ASSIGNMENT
Lines from the top of the entries down to the line with "template <bool SC1, int WV>" must be set down exactly as they stand, with both ends retained.

Saved entries:
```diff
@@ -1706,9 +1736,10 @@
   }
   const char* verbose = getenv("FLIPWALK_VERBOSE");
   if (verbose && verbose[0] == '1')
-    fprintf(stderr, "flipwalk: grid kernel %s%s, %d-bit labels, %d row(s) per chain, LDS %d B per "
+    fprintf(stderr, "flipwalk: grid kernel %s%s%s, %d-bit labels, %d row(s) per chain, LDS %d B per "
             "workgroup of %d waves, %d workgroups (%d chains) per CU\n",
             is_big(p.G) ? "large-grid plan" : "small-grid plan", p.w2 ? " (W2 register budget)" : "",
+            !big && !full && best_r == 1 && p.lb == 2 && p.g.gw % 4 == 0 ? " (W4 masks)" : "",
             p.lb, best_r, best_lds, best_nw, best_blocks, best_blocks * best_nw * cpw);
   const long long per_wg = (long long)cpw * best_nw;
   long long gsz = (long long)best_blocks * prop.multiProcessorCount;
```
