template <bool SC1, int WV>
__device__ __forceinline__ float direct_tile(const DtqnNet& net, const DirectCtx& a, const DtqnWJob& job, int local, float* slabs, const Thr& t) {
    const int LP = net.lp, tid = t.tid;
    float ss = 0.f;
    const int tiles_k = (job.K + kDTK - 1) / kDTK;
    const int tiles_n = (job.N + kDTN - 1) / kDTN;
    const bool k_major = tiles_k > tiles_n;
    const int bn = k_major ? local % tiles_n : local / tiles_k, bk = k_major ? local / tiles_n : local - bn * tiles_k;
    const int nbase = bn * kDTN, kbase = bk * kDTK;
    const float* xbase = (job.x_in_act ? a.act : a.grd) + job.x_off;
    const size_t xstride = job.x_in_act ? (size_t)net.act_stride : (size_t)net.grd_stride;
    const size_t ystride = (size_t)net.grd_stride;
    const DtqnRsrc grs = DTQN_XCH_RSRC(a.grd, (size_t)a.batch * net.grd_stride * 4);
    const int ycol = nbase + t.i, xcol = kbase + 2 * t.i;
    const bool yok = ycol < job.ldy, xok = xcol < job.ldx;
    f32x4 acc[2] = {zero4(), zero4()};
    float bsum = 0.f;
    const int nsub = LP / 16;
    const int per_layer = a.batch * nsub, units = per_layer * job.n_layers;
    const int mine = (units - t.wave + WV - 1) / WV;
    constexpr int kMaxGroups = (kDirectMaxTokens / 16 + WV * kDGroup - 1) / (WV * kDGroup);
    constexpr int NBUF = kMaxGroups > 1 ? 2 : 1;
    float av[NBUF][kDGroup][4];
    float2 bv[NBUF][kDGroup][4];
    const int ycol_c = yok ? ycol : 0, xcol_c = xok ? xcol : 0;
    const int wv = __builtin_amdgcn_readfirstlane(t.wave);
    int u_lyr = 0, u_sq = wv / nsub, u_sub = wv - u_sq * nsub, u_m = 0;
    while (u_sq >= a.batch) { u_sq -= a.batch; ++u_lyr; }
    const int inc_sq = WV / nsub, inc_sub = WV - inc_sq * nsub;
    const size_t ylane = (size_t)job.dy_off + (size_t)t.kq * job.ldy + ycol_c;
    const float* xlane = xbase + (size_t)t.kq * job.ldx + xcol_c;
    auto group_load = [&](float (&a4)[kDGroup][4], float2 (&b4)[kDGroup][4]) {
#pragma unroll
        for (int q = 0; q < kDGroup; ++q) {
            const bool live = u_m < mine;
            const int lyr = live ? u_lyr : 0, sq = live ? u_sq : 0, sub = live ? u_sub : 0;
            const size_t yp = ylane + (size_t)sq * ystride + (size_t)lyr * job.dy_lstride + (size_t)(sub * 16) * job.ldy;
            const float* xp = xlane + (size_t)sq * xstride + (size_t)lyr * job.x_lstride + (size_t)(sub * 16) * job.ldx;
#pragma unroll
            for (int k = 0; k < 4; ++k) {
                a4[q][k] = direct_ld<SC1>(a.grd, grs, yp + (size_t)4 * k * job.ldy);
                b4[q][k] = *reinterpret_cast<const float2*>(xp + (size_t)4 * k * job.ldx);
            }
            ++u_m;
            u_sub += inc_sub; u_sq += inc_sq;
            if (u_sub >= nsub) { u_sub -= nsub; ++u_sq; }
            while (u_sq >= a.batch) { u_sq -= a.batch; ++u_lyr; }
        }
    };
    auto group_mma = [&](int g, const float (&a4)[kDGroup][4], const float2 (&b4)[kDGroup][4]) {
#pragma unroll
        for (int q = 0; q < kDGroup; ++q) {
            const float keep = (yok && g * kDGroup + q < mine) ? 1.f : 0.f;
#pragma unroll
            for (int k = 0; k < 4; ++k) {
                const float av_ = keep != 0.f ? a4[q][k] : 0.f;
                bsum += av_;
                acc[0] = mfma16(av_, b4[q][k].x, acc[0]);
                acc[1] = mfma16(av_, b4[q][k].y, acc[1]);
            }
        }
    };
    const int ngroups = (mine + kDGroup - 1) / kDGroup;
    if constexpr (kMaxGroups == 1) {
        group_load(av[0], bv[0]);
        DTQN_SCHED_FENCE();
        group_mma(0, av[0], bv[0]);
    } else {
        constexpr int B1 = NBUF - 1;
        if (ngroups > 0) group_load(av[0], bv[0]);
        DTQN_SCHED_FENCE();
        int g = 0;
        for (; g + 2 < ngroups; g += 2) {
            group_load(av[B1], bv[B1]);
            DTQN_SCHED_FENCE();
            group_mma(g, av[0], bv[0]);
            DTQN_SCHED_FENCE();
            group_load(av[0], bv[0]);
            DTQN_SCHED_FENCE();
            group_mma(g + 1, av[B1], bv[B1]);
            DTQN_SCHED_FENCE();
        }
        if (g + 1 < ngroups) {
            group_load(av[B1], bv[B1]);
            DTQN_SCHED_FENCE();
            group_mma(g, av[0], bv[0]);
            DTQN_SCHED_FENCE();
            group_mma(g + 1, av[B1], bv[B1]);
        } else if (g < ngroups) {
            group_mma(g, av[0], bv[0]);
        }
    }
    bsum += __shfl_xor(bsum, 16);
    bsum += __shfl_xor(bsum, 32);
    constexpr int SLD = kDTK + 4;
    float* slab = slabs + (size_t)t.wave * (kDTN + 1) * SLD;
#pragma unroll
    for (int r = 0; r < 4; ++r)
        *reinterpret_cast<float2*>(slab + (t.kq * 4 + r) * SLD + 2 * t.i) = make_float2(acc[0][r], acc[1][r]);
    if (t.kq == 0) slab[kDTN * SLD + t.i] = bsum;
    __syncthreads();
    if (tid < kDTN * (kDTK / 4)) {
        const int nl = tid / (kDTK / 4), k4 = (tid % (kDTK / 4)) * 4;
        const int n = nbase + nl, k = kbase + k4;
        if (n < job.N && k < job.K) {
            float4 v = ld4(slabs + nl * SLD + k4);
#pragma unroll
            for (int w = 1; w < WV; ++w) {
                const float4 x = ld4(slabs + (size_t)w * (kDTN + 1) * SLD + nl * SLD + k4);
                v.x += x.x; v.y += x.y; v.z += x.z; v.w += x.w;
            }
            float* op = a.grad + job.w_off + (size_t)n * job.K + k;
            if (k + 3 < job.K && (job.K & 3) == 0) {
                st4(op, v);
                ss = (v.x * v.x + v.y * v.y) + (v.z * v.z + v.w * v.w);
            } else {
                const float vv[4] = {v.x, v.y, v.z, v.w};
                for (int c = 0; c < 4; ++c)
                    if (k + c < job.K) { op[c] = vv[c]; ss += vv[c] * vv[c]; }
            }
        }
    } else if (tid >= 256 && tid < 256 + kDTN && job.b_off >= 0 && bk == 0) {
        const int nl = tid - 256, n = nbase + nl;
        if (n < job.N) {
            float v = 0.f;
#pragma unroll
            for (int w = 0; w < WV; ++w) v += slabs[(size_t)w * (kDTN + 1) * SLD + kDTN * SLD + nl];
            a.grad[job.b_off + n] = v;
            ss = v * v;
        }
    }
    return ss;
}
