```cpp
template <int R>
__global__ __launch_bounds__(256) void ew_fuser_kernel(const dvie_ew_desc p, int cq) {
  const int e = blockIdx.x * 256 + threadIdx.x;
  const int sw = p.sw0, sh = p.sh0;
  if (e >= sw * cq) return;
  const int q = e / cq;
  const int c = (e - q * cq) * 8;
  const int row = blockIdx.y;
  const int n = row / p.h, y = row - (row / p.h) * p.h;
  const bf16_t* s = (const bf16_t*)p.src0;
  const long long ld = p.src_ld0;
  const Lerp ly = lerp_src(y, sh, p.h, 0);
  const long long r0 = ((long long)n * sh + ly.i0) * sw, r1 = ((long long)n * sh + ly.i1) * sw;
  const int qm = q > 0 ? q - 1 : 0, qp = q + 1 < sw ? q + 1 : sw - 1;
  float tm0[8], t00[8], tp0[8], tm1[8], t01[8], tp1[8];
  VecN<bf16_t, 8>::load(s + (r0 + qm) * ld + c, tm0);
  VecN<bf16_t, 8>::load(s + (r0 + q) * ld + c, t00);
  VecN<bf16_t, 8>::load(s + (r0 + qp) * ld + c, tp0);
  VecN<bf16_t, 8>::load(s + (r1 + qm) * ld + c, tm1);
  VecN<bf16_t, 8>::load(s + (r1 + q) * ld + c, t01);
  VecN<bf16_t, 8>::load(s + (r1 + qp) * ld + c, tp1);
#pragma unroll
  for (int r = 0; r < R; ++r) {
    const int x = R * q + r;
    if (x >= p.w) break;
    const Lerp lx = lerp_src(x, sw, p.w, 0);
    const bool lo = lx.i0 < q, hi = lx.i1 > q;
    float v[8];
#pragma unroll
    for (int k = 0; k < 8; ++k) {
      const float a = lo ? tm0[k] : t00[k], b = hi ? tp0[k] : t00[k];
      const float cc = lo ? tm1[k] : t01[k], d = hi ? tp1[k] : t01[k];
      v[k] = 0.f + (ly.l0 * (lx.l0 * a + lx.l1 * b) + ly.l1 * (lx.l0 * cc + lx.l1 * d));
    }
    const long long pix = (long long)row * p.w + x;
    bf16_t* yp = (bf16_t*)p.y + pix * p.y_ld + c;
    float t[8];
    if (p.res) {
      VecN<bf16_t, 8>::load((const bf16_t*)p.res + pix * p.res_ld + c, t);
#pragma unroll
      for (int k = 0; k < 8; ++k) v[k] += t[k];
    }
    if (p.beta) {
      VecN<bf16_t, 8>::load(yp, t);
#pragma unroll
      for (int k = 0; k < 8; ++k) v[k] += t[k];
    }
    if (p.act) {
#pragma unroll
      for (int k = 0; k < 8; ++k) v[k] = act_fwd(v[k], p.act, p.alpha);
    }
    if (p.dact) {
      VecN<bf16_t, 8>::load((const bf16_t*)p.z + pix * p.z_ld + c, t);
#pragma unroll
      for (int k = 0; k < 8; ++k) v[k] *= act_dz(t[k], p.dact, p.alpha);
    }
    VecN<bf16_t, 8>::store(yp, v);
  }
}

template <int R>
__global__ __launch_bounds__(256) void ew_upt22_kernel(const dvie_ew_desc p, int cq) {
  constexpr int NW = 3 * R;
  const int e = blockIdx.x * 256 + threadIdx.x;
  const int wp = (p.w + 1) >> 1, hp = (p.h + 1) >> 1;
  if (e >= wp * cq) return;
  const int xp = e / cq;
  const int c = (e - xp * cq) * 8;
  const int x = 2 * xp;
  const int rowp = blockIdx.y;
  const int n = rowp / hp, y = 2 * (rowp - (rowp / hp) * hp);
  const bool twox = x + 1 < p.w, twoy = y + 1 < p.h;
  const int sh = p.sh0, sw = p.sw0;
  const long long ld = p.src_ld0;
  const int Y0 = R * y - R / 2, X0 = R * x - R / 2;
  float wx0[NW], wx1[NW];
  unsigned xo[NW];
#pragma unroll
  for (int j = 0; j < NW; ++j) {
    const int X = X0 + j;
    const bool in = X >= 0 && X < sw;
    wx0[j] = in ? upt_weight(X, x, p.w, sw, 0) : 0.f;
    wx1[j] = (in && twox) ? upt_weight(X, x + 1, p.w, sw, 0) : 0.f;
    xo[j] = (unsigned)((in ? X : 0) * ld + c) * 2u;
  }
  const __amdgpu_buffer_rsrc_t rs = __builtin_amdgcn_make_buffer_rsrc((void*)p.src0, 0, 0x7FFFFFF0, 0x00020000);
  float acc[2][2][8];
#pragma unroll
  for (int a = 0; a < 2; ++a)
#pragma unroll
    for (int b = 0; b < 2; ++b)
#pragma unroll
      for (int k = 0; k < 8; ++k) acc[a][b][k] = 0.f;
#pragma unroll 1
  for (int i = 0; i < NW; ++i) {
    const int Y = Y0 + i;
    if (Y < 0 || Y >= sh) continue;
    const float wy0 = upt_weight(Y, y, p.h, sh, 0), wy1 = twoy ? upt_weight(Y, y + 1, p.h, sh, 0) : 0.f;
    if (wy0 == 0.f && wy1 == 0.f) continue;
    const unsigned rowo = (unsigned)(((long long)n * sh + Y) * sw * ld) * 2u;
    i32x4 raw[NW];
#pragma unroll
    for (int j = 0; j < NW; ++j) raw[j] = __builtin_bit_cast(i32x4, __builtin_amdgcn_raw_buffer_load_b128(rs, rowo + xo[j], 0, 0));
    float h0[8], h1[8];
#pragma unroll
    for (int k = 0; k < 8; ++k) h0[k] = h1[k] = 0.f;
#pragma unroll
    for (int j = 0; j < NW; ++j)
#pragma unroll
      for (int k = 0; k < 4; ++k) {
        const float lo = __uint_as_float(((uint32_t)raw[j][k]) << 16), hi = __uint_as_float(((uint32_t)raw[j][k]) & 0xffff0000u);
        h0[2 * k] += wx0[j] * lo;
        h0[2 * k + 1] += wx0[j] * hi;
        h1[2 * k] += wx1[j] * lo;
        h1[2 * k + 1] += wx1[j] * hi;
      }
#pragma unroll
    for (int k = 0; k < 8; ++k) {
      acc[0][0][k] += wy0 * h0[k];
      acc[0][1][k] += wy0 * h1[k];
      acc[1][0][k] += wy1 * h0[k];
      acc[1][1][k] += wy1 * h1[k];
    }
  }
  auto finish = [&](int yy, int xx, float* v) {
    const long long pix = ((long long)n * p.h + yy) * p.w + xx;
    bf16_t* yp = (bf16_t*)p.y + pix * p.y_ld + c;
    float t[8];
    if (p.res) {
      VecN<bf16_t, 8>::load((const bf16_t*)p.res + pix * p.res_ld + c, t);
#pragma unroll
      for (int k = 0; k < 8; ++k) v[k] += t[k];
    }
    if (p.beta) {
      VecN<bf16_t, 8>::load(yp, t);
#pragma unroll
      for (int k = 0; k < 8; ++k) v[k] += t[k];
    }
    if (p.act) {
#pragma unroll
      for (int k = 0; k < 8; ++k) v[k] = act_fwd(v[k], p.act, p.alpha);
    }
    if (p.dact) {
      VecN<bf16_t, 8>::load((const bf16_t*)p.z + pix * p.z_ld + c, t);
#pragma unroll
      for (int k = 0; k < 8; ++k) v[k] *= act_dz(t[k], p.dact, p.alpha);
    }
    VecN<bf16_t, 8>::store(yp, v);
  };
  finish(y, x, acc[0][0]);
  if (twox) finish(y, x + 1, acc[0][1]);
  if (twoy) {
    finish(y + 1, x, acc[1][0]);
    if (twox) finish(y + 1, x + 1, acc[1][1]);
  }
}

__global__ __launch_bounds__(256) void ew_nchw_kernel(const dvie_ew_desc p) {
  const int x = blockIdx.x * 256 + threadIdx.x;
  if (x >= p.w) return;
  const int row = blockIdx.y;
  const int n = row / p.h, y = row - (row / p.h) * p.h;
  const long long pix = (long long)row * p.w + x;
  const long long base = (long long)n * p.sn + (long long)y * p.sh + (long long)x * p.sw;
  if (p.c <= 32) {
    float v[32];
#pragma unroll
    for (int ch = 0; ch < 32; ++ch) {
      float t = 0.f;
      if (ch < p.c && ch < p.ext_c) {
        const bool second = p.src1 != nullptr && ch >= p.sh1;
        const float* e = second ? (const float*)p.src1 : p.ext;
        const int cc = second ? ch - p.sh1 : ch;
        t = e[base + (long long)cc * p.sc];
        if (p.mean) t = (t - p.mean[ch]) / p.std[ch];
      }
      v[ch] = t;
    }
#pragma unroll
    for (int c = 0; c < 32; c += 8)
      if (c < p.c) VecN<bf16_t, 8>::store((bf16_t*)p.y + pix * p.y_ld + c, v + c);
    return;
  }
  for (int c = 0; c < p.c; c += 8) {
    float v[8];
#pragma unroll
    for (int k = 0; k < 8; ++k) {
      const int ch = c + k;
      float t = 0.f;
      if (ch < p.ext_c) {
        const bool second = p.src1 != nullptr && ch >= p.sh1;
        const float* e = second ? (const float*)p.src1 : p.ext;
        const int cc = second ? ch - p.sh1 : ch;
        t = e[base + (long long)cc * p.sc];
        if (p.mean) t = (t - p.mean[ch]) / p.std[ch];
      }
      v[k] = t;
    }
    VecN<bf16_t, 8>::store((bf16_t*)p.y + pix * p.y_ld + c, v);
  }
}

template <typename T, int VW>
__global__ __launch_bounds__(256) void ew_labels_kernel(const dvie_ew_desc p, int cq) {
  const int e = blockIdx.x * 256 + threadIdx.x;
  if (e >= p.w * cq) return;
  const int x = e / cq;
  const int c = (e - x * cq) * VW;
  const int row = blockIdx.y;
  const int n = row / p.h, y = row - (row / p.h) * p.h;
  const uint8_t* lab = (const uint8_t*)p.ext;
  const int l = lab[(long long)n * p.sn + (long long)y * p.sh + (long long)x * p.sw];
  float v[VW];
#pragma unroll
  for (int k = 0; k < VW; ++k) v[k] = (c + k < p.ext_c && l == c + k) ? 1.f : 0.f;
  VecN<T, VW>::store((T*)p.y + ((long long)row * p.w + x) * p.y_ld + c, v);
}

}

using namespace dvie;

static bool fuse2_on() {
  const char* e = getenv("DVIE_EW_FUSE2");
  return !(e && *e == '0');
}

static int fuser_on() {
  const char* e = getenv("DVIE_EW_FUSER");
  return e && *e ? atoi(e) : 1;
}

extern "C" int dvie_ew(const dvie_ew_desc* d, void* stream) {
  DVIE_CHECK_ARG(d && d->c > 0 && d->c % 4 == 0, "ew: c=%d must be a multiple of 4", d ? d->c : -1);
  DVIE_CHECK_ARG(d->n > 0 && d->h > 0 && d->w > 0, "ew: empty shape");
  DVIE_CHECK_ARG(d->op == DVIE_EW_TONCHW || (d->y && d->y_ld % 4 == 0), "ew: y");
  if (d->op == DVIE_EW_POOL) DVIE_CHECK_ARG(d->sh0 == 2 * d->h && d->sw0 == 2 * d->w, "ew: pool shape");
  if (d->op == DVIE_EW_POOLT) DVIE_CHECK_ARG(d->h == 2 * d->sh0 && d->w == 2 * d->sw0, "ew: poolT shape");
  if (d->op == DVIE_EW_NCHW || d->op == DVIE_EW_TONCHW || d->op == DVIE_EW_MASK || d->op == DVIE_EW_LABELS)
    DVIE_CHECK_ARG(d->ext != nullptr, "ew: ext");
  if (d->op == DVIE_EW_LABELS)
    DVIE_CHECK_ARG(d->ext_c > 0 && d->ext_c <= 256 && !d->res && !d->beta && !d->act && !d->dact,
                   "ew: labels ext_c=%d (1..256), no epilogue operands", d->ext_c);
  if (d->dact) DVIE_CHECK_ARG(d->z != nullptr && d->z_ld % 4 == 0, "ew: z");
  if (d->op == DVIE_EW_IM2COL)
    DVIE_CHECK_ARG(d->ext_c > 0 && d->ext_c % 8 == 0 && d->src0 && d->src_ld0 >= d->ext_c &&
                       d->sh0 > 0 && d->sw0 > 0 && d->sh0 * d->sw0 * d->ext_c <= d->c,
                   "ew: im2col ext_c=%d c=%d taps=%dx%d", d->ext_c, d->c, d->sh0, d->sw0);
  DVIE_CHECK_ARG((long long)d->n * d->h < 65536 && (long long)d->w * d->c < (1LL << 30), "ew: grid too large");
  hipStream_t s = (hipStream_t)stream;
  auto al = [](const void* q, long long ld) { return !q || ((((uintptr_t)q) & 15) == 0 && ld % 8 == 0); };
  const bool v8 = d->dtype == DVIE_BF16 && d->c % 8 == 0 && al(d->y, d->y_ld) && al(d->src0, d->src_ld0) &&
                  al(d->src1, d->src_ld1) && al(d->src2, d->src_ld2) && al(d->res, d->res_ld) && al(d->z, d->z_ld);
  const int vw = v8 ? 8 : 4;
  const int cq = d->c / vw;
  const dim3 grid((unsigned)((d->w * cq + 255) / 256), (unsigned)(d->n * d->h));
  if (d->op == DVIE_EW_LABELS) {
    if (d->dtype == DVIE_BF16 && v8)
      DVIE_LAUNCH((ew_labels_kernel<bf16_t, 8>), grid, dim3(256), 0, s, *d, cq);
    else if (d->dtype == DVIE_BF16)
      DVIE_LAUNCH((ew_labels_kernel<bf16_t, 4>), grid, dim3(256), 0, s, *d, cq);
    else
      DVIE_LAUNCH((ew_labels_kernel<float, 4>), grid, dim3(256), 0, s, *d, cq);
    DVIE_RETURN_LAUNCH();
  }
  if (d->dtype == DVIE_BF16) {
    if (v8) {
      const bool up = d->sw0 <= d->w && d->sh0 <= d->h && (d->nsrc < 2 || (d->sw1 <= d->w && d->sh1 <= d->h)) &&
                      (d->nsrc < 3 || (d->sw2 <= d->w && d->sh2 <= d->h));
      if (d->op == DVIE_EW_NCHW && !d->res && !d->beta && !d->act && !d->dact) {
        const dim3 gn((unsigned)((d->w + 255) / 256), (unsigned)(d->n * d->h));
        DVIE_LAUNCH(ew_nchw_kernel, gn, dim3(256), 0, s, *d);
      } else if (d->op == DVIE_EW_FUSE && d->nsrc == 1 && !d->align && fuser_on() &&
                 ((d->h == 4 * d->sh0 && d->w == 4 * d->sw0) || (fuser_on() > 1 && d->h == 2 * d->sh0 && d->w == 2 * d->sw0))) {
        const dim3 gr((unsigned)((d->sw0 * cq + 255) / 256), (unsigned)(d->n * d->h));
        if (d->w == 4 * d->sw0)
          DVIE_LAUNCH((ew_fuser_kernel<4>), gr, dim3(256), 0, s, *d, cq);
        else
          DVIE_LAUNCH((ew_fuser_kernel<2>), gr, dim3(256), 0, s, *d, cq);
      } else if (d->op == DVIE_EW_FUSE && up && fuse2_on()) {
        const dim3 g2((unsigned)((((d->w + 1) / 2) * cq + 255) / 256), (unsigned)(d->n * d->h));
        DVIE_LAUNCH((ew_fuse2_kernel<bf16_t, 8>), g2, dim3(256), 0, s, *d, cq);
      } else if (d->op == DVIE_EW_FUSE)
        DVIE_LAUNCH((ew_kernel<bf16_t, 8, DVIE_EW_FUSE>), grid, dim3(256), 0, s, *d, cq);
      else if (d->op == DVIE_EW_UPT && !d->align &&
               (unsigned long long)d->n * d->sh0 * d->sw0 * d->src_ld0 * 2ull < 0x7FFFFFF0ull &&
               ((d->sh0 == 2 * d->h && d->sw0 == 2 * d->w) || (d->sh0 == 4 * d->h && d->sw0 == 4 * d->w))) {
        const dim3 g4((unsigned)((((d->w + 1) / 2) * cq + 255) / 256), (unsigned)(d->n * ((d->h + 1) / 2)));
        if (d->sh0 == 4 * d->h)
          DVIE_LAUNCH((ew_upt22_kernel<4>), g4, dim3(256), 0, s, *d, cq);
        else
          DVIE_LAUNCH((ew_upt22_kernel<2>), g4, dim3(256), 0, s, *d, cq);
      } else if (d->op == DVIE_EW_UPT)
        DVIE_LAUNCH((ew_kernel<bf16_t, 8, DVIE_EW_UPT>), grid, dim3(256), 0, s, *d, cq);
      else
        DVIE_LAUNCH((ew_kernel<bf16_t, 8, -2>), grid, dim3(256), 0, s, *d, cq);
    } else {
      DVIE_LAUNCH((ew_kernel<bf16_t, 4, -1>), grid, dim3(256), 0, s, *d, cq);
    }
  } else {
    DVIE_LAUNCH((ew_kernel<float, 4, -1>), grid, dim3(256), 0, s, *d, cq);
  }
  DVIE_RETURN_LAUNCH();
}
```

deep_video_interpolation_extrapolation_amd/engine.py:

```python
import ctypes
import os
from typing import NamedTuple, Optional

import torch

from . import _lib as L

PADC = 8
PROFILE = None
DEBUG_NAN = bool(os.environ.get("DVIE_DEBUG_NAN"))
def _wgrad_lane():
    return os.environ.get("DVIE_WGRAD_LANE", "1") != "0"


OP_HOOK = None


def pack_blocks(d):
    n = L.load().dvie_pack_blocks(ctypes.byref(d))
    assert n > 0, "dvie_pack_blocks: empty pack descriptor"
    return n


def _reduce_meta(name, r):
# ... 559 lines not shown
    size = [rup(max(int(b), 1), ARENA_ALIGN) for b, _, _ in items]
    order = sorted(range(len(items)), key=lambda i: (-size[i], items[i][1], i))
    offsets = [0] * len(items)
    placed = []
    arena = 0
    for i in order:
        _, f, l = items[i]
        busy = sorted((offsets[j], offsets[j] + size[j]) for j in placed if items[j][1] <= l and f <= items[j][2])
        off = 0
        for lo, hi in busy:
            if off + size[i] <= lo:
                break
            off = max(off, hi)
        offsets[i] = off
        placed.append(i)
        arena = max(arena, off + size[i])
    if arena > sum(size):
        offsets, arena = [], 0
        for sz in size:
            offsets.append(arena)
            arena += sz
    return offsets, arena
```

YOUR RESPONSE
```diff
@@ -1706,9 +1736,10 @@
   }
   const char* verbose = getenv("FLIPWALK_VERBOSE");
   if (verbose && verbose[0] == '1')
-    fprintf(stderr, "flipwalk: grid kernel %s%s, %d-bit labels, %d row(s) per chain, LDS %d B per "
+    fprintf(stderr, "flipwalk: grid kernel %s%s%s, %d-bit labels, %d row(s) per chain, LDS %d B per "
             "workgroup of %d waves, %d workgroups (%d chains) per CU\n",
             is_big(p.G) ? "large-grid plan" : "small-grid plan", p.w2 ? " (W2 register budget)" : "",
+            !big && !full && best_r == 1 && p.lb == 2 && p.g.gw % 4 == 0 ? " (W4 masks)" : "",
             p.lb, best_r, best_lds, best_nw, best_blocks, best_blocks * best_nw * cpw);
   const long long per_wg = (long long)cpw * best_nw;
   long long gsz = (long long)best_blocks * prop.multiProcessorCount;
```
template <bool SC1, int WV>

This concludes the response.